• GOAL OF THE EXERCISE:
Exact reproduction required: the lines below from the line with "if ((rc = grid_scratch_alloc(&sc, nq, false, true))" to the line with "for (unsigned long long i = t0; i < ones_n;", both ends included, and no others.

>>>

int pcr_grid_icp_pass(pcr_ctx* ctx, const pcr_index* idx, pcr_cloud* qc, const pcr_xform* x, double max_d2, int write_back,
                      double* d_moments) {
    const bool gated = (max_d2 > 0) && std::isfinite(max_d2);
    int rc = pcr_cloud_morton_sort(ctx, qc, idx->cell);
    if (rc) return rc;
    const int64_t nq = qc->n;
    grid_scratch sc(ctx);
    if ((rc = grid_scratch_alloc(&sc, nq, false, true)) || (rc = grid_search_enqueue(ctx, idx, qc->d, nq, ctx->stream, x, write_back, max_d2, gated, true, &sc, nullptr)))
        return rc;
    int grid = (int)((nq + 1023) / 1024);
    if (grid > ctx->cu_count) grid = ctx->cu_count;
    if ((rc = pcr_ensure_scratch(ctx, sizeof(double) * PCR_NMOM * (size_t)grid))) return rc;
    pcr_prof_mark(ctx, 2);
    hipLaunchKernelGGL(grid_accumulate_kernel, dim3(grid), dim3(256), 0, ctx->stream, idx->view, (const pcr_pt*)qc->d, (long long)nq, *x,
                       write_back ? 0 : 1, (const unsigned int*)sc.res_pos.p, max_d2, gated ? 1 : 0, ctx->d_partials, pcr_counter(ctx, PCR_CW_ICP_TICKET),
                       d_moments, sc.hard_count, (pcr_icp_dev_state*)nullptr, pcr_icp_loop_args{}, (wt_xyz*)nullptr);
    pcr_prof_mark(ctx, 3);
    pcr_prof_mark(ctx, 4);
    PCR_HIP(ctx, hipGetLastError());
    pcr_prof_finish(ctx);
    return PCR_OK;
}

__device__ static inline void pass_fill(unsigned long long* __restrict__ ones_p, unsigned long long ones_n, unsigned long long* __restrict__ zero_p,
                                        unsigned long long zero_n) {
    const unsigned long long stride = (unsigned long long)gridDim.x * blockDim.x, t0 = (unsigned long long)blockIdx.x * blockDim.x + threadIdx.x;
    for (unsigned long long i = t0; i < ones_n; i += stride) ones_p[i] = ~0ull;
    for (unsigned long long i = t0; i < zero_n; i += stride) zero_p[i] = 0ull;
}
__device__ static inline void block_state_from_T0(pcr_icp_dev_state* __restrict__ st, const double* T0) {
    static_assert(sizeof(pcr_icp_dev_state) % 8 == 0, "state in 8-byte words");
    unsigned long long* w = reinterpret_cast<unsigned long long*>(st);
    for (unsigned int i = threadIdx.x; i < sizeof(pcr_icp_dev_state) / 8; i += blockDim.x) w[i] = 0ull;
    __syncthreads();
    if (threadIdx.x == 0) pcr::icp_state_from_T0(T0, st);
}

struct pass_T0 { double v[16]; };
__global__ void __launch_bounds__(256)
pass_init_kernel(unsigned long long* __restrict__ zero_p, unsigned int zero_n, unsigned long long* __restrict__ ones_p, unsigned long long ones_n,
                 pcr_icp_dev_state* __restrict__ st, pass_T0 T0, unsigned int* __restrict__ plog, unsigned long long* __restrict__ host_started) {
    if (host_started && blockIdx.x == 0 && threadIdx.x == 0) __hip_atomic_store(host_started, 1ull, __ATOMIC_RELAXED, __HIP_MEMORY_SCOPE_SYSTEM);
    pass_fill(ones_p, ones_n, zero_p, zero_n);
    if (blockIdx.x != 0) return;
    block_state_from_T0(st, T0.v);
    if (plog && threadIdx.x == 0) plog[3 * PCR_ICP_MAX_LOG] = (unsigned int)__builtin_amdgcn_s_memrealtime();
}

<<<

• OUTPUT OF THE TASK:
    if ((rc = grid_scratch_alloc(&sc, nq, false, true)) || (rc = grid_search_enqueue(ctx, idx, qc->d, nq, ctx->stream, x, write_back, max_d2, gated, true, &sc, nullptr)))
        return rc;
    int grid = (int)((nq + 1023) / 1024);
    if (grid > ctx->cu_count) grid = ctx->cu_count;
    if ((rc = pcr_ensure_scratch(ctx, sizeof(double) * PCR_NMOM * (size_t)grid))) return rc;
    pcr_prof_mark(ctx, 2);
    hipLaunchKernelGGL(grid_accumulate_kernel, dim3(grid), dim3(256), 0, ctx->stream, idx->view, (const pcr_pt*)qc->d, (long long)nq, *x,
                       write_back ? 0 : 1, (const unsigned int*)sc.res_pos.p, max_d2, gated ? 1 : 0, ctx->d_partials, pcr_counter(ctx, PCR_CW_ICP_TICKET),
                       d_moments, sc.hard_count, (pcr_icp_dev_state*)nullptr, pcr_icp_loop_args{}, (wt_xyz*)nullptr);
    pcr_prof_mark(ctx, 3);
    pcr_prof_mark(ctx, 4);
    PCR_HIP(ctx, hipGetLastError());
    pcr_prof_finish(ctx);
    return PCR_OK;
}

__device__ static inline void pass_fill(unsigned long long* __restrict__ ones_p, unsigned long long ones_n, unsigned long long* __restrict__ zero_p,
                                        unsigned long long zero_n) {
    const unsigned long long stride = (unsigned long long)gridDim.x * blockDim.x, t0 = (unsigned long long)blockIdx.x * blockDim.x + threadIdx.x;
    for (unsigned long long i = t0; i < ones_n; i += stride) ones_p[i] = ~0ull;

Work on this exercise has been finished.